3/08/2013

A Thousand Words - Watson and the Shark, by John Singleton Copley


Watson and the Shark, John Singleton Copley, 1778.

This is one of my favorite works of early American art.  It depicts the rescue of Brook Watson, a 14yr old cabin boy, from a shark attack in Havana, Cuba.  Copley had heard of the attack and was always up for whipping out a melodramatic canvas - see his Seige and Relief of Gibralter and Death of Major Peirson.  Watson was eventually rescued, by the way, though he lost part of a leg to the shark.  The original of the painting hangs in the National Gallery of Art in Washington D.C. where I visit it often.  If you take a closer look, I think you'll appreciate why.  

First of all, it's clear that Copley had never actually seen a shark, because this one looks like no shark found in nature.  Look at that oddly flattened jaw (was he maybe going for lips?), those stubby teeth, that rounded side fin, and - my favorite part - those big nostrils! (Why would a fish need nostrils?) 

Next I draw your attention to the unfortunate Watson, who is not only about to get eaten but whose clothes have mysteriously disappeared.  Did the shark eat his clothes first?
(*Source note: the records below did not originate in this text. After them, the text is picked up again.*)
diff --git a/bioreason_amd/engine.py b/bioreason_amd/engine.py
--- a/bioreason_amd/engine.py
+++ b/bioreason_amd/engine.py
@@ -234,10 +234,9 @@
         else:
             kc, vc, s_off = kv_out[:3]
             k, v = kc.permute(0, 2, 1, 3), vc.permute(0, 2, 1, 3)
-        ops.qk_norm_rope_fwd(qkv, L.qn, L.kn, cosT, sinT, m.pos, S, self.Hq, self.Hkv, self.hd, self.eps, 1.0, q, k, v, s_off)
+        vt, _, _ = ops.qk_norm_rope_fwd_t(qkv, L.qn, L.kn, cosT, sinT, m.pos, S, self.Hq, self.Hkv, self.hd, self.eps, 1.0, q, k, v, s_off)
         if kv_out is not None:
             k, v = k[:, :s_off + S], v[:, :s_off + S]
-        vt = ops.head_transpose(v)
         if kv_out is not None and len(kv_out) > 3 and kv_out[3] is not None:
             kv_out[3].append(vt)
         o, _ = ops.attn_fwd(q, k, vt, m.kmask, True, self.scale, need_lse=False)
@@ -265,10 +264,10 @@
         else:
             kc, vc, s_off = kv_out[:3]
             k, v = kc.permute(0, 2, 1, 3), vc.permute(0, 2, 1, 3)
-        ops.qk_norm_rope_fwd(qkv, L.qn, L.kn, cosT, sinT, m.pos, S, self.Hq, self.Hkv, self.hd, self.eps, 1.0, q, k, v, s_off)
+        vt, qt, kt = ops.qk_norm_rope_fwd_t(qkv, L.qn, L.kn, cosT, sinT, m.pos, S, self.Hq, self.Hkv, self.hd, self.eps, 1.0, q, k, v,
+                                            s_off, want_qk_t=save)
         if kv_out is not None:
             k, v = k[:, :s_off + S], v[:, :s_off + S]
-        vt = ops.head_transpose(v)
         if kv_out is not None and len(kv_out) > 3 and kv_out[3] is not None:
             kv_out[3].append(vt)
         o, lse = ops.attn_fwd(q, k, vt, m.kmask, True, self.scale, need_lse=save)
@@ -290,12 +289,12 @@
                 gu, t3 = self._lora_fwd(hn, L.Wgu, L.lora["gu"], m.lora_on, drop=self._drop(m, li, "gu"))
             act = ops.swiglu_fwd(gu)
         y, t4 = self._lora_fwd(act, L.Wd, L.lora["d"], m.lora_on, res=h, drop=self._drop(m, li, "d"))
-        saved = (x, xn, t1, qkv, q, k, v, o, lse, t2, h, hn, t3, gu, act, t4) if save else None
+        saved = (x, xn, t1, qkv, q, k, v, o, lse, t2, h, hn, t3, gu, act, t4, qt, kt) if save else None
         return y, saved
 
     def layer_bwd(self, li: int, dy: torch.Tensor, saved, m: SeqMeta, prefix: int = 0, extra_dkv=None):
         L = self.layers[li]
-        (x, xn, t1, qkv, q, k, v, o, lse, t2, h, hn, t3, gu, act, t4) = saved
+        (x, xn, t1, qkv, q, k, v, o, lse, t2, h, hn, t3, gu, act, t4, qt, kt) = saved
         B, S, T = m.B, m.S, m.B * m.S
         cosT, sinT = self.rope(m.max_pos or m.S)
         on = m.lora_on
@@ -304,7 +303,7 @@
         dhn = self._lora_bwd(dgu, L.WguT, L.lora["gu"], on, hn, t3, drop=self._drop(m, li, "gu"))
         dh = ops.rmsnorm_bwd(dhn, h, L.ln2, self.eps, dres=dy)
         do = self._lora_bwd(dh, L.WoT, L.lora["o"], on, o.view(T, self.Nq), t2, drop=self._drop(m, li, "o"))
-        dq, dk, dv = ops.attn_bwd(q, k, v, o, do.view(B, S, self.Hq, self.hd), lse, m.kmask, True, self.scale)
+        dq, dk, dv = ops.attn_bwd(q, k, v, o, do.view(B, S, self.Hq, self.hd), lse, m.kmask, True, self.scale, qt=qt, kt=kt)
         pre = None
         if prefix > 0:
             pre = (dk[:, :prefix], dv[:, :prefix])
@@ -459,8 +458,7 @@
             q = torch.empty((n, S, self.nh, self.hd), dtype=BF16, device=dev)
             k = torch.empty_like(q)
             v = torch.empty_like(q)
-            ops.qk_norm_rope_fwd(qkv, None, None, cosT, sinT, pos, S, self.nh, self.nh, self.hd, 0.0, self.hd ** -0.5, q, k, v, 0)
-            vt = ops.head_transpose(v)
+            vt, _, _ = ops.qk_norm_rope_fwd_t(qkv, None, None, cosT, sinT, pos, S, self.nh, self.nh, self.hd, 0.0, self.hd ** -0.5, q, k, v, 0)
             o, _ = ops.attn_fwd(q, k, vt, mask_u8, False, 1.0, need_lse=False)
             x = ops.gemm_nt(o.view(T, self.H), L.Wo, bias=L.bo, res=x)
             xn = ops.layernorm_fwd(x, L.ln2_w, L.ln2_b, self.eps)
diff --git a/bioreason_amd/ops.py b/bioreason_amd/ops.py
--- a/bioreason_amd/ops.py
+++ b/bioreason_amd/ops.py
@@ -271,6 +271,24 @@
                    q, *_bsh_strides(q), k, *_bsh_strides(k), v, *_bsh_strides(v), s_off, current_stream(qkv))
 
 
+def qk_norm_rope_fwd_t(qkv, qw, kw, cosT, sinT, pos, S, Hq, Hkv, hd, eps, qscale, q, k, v, s_off=0, want_qk_t=False):
+    T = qkv.shape[0]
+    B, n = T // S, s_off + S
+    if hd not in (64, 128):
+        qk_norm_rope_fwd(qkv, qw, kw, cosT, sinT, pos, S, Hq, Hkv, hd, eps, qscale, q, k, v, s_off)
+        vt = head_transpose(v[:, :n])
+        return (vt, head_transpose(q), head_transpose(k[:, :n])) if want_qk_t else (vt, None, None)
+    vt = torch.empty((B, Hkv, hd, pad64(n)), dtype=BF16, device=qkv.device)
+    qt = torch.empty((B, Hq, hd, pad64(S)), dtype=BF16, device=qkv.device) if want_qk_t else None
+    kt = torch.empty((B, Hkv, hd, pad64(n)), dtype=BF16, device=qkv.device) if want_qk_t else None
+    tq = (qt, qt.stride(0), qt.stride(1), qt.stride(2)) if want_qk_t else (None, 0, 0, 0)
+    tk = (kt, kt.stride(0), kt.stride(1), kt.stride(2)) if want_qk_t else (None, 0, 0, 0)
+    get_lib().call("bra_qk_norm_rope_fwd_t", qkv, _ld(qkv), qw, kw, cosT, sinT, pos, T, S, Hq, Hkv, hd, eps, qscale,
+                   q, *_bsh_strides(q), k, *_bsh_strides(k), v, *_bsh_strides(v), s_off, *tq, *tk,
+                   vt, vt.stride(0), vt.stride(1), vt.stride(2), current_stream(qkv))
+    return vt, qt, kt
+
+
 def qk_norm_rope_bwd(qkv, qw, kw, cosT, sinT, pos, S, Hq, Hkv, hd, eps, qscale, dq, dk, dv):
     T = qkv.shape[0]
     dqkv = torch.empty_like(qkv)
@@ -334,18 +352,27 @@
     return ns_dq, ns_kv
 
 
-def attn_bwd(q, k, v, o, dout, lse, kmask, causal: bool, scale: float, q_off: Optional[int] = None, nsplit=None):
+def attn_delta_t(dout, o):
+    B, Sq, Hq, hd = dout.shape
+    delta = torch.empty((B, Hq, Sq), dtype=torch.float32, device=dout.device)
+    dot = torch.empty((B, Hq, hd, pad64(Sq)), dtype=BF16, device=dout.device)
+    get_lib().call("bra_attn_delta_t", dout, *_bsh_strides(dout), o, *_bsh_strides(o), delta, dot, dot.stride(0), dot.stride(1),
+                   dot.stride(2), B, Sq, Hq, hd, current_stream(dout))
+    return delta, dot
+
+
+def attn_bwd(q, k, v, o, dout, lse, kmask, causal: bool, scale: float, q_off: Optional[int] = None, nsplit=None, qt=None, kt=None):
     B, Sq, Hq, hd = q.shape
     Sk, Hkv = k.shape[1], k.shape[2]
     if q_off is None:
         q_off = Sk - Sq
     lib = get_lib()
     st = current_stream(q)
-    delta = torch.empty((B, Hq, Sq), dtype=torch.float32, device=q.device)
-    lib.call("bra_attn_delta", dout, *_bsh_strides(dout), o, *_bsh_strides(o), delta, B, Sq, Hq, hd, st)
-    kt = head_transpose(k)
-    qt = head_transpose(q)
-    dot = head_transpose(dout)
+    delta, dot = attn_delta_t(dout, o)
+    if kt is None:
+        kt = head_transpose(k)
+    if qt is None:
+        qt = head_transpose(q)
     dq = torch.empty((B, Sq, Hq, hd), dtype=BF16, device=q.device)
     dk = torch.empty((B, Sk, Hkv, hd), dtype=BF16, device=q.device)
     dv = torch.empty((B, Sk, Hkv, hd), dtype=BF16, device=q.device)
diff --git a/include/bioreason_hip.h b/include/bioreason_hip.h
--- a/include/bioreason_hip.h
+++ b/include/bioreason_hip.h
@@ -48,6 +48,12 @@
                          const float* sinT, const int* pos, int T, int S, int Hq, int Hkv, int hd, float eps,
                          float qscale, void* q, long q_sb, long q_ss, long q_sh, void* k, long k_sb, long k_ss,
                          long k_sh, void* v, long v_sb, long v_ss, long v_sh, int s_off, void* stream);
+int bra_qk_norm_rope_fwd_t(const void* qkv, long ldqkv, const void* qw, const void* kw, const float* cosT,
+                           const float* sinT, const int* pos, int T, int S, int Hq, int Hkv, int hd, float eps,
+                           float qscale, void* q, long q_sb, long q_ss, long q_sh, void* k, long k_sb, long k_ss,
+                           long k_sh, void* v, long v_sb, long v_ss, long v_sh, int s_off, void* qt, long qt_sb,
+                           long qt_sh, long qt_pitch, void* kt, long kt_sb, long kt_sh, long kt_pitch, void* vt,
+                           long vt_sb, long vt_sh, long vt_pitch, void* stream);
 int bra_qk_norm_rope_bwd(const void* qkv, long ldqkv, const void* qw, const void* kw, const float* cosT,
                          const float* sinT, const int* pos, int T, int S, int Hq, int Hkv, int hd, float eps,
                          float qscale, const void* dq, long q_sb, long q_ss, long q_sh, const void* dk, long k_sb,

Or were they dissolved by the water? What exactly was going on in that boat before Watson fell overboard? 

Finally, there's the whole anachronism of what appears to be a 20' shark swimming about the Port of Havana, and that handy harpoon, because apparently they also get a lot of whales there too.

At his death, Watson bequeathed the painting to Christ's Hospital, with the hope that it would prove "a most usefull Lesson to Youth".  So children: listen up!  Do not go skinny dipping in the Port of Cuba!  I bet that's saved a lot of lives over the years.

Full disclosure: I feel bad ragging on my man Copley.  His portraits are absolutely brilliant - if you don't believe me, just google his name and see what you get.  But, really, this painting isn't worthy of him.  See what happens when you send an otherwise sensible born American portrait painter off to Italy and fill his head with fancy notions like classicalism and romantacism?